The Mechanism of Action of NMN in Inhibiting NLRP3 Acetylation-Mediated Granulosa Cell Pyroptosis to Improve Ovarian Reserve Function in Ionizing Radiation-Exposed Mice

Ionizing radiation (IR) is well documented for its gonadotoxic effects, resulting in ovarian dysfunction and infertility through direct cellular damage and inflammatory processes. The activation and regulation of the NOD-like Receptor protein 3 (NLRP3) inflammasome are crucial for modulating Pyroptosis and inflammatory responses. Recent findings suggest that acetylation is essential for the full activation of the NLRP3 inflammasome. This study examines the protective effects of Nicotinamide mononucleotide (NMN) against IR-induced Pyroptosis in ovarian granulosa cells, with a particular focus on the molecular mechanisms involving NLRP3 protein acetylation.
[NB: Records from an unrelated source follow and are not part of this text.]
template <int DEG>
TRF_HD inline int real_roots_of_degree(const double* c, double* out) {
  static_assert(DEG >= 1 && DEG <= 4, "quartics at most");
  if constexpr (DEG == 1) {
    out[0] = -c[1] / c[0];
    return 1;
  } else if constexpr (DEG == 2) {
    const double disc = c[1] * c[1] - 4.0 * c[0] * c[2];
    if (disc < 0.0) return 0;
    const double q = -0.5 * (c[1] + copysign(sqrt(disc), c[1]));
    int n = 0;
    if (q != 0.0) { out[n++] = q / c[0]; out[n++] = c[2] / q; }
    else { out[n++] = 0.0; }
    return n;
  } else {
    double d[DEG], crit[DEG - 1];
    for (int i = 0; i < DEG; ++i) d[i] = c[i] * (DEG - i);
    int nc = real_roots_of_degree<DEG - 1>(d, crit);
    for (int i = 1; i < nc; ++i)
      for (int j = i; j > 0 && crit[j] < crit[j - 1]; --j) { const double t = crit[j]; crit[j] = crit[j - 1]; crit[j - 1] = t; }
    double bound = 0.0;
    for (int i = 1; i <= DEG; ++i) bound = fmax(bound, fabs(c[i] / c[0]));
    bound += 1.0;
    double knots[DEG + 1];
    int nk = 0;
    knots[nk++] = -bound;
    for (int i = 0; i < nc; ++i)
      if (crit[i] > -bound && crit[i] < bound) knots[nk++] = crit[i];
    knots[nk++] = bound;
    int n = 0;
    double scale = 0.0;
    for (int i = 0; i <= DEG; ++i) scale = fmax(scale, fabs(c[i]));
    for (int k = 0; k + 1 < nk; ++k) {
      double a = knots[k], b = knots[k + 1];
      double fa = poly_eval(c, DEG, a), fb = poly_eval(c, DEG, b);
      if (fa == 0.0) { out[n++] = a; continue; }
      if (k + 2 == nk && fb == 0.0) { out[n++] = b; continue; }
      if ((fa < 0.0) == (fb < 0.0)) {
        if (k > 0 && fabs(fa) <= 1e-14 * scale * fmax(1.0, pow(fabs(a), (double)DEG))) out[n++] = a;
        continue;
      }
      for (int it = 0; it < 200 && b - a > 0.0; ++it) {
        const double m = 0.5 * (a + b);
        if (m == a || m == b) break;
        const double fm = poly_eval(c, DEG, m);
        if (fm == 0.0) { a = b = m; break; }
        if ((fm < 0.0) == (fa < 0.0)) { a = m; fa = fm; } else { b = m; }
      }
      out[n++] = 0.5 * (a + b);
      if (n >= DEG) break;
    }
    return n;
  }
}

TRF_HD inline int real_roots(const double* c_in, int n_coef, double* out) {
  int lead = 0;
  while (lead < n_coef && c_in[lead] == 0.0) ++lead;
  switch (n_coef - 1 - lead) {
    case 4: return real_roots_of_degree<4>(c_in + lead, out);
    case 3: return real_roots_of_degree<3>(c_in + lead, out);
    case 2: return real_roots_of_degree<2>(c_in + lead, out);
    case 1: return real_roots_of_degree<1>(c_in + lead, out);
    default: return 0;
  }
}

Our observations from both in vivo and in vitro experiments demonstrate that IR exposure results in increased Pyroptosis of granulosa cells, evidenced by elevated levels of NLRP3, Caspase-1, IL-1β, and IL-18, alongside a reduction in ovarian reserve. Importantly, SIRT3, an NAD⁺-dependent deacetylase, plays a role in mitigating the decline in ovarian function by promoting the deacetylation of NLRP3 at lysine 570, thereby inhibiting the activation of the NLRP3 inflammasome. This study provides valuable insights into the potential of NMN supplementation in mitigating the adverse effects of radiation on ovarian function.

Acetylation; Ionizing radiation; NLRP3; Ovarian reserve; Pyroptosis.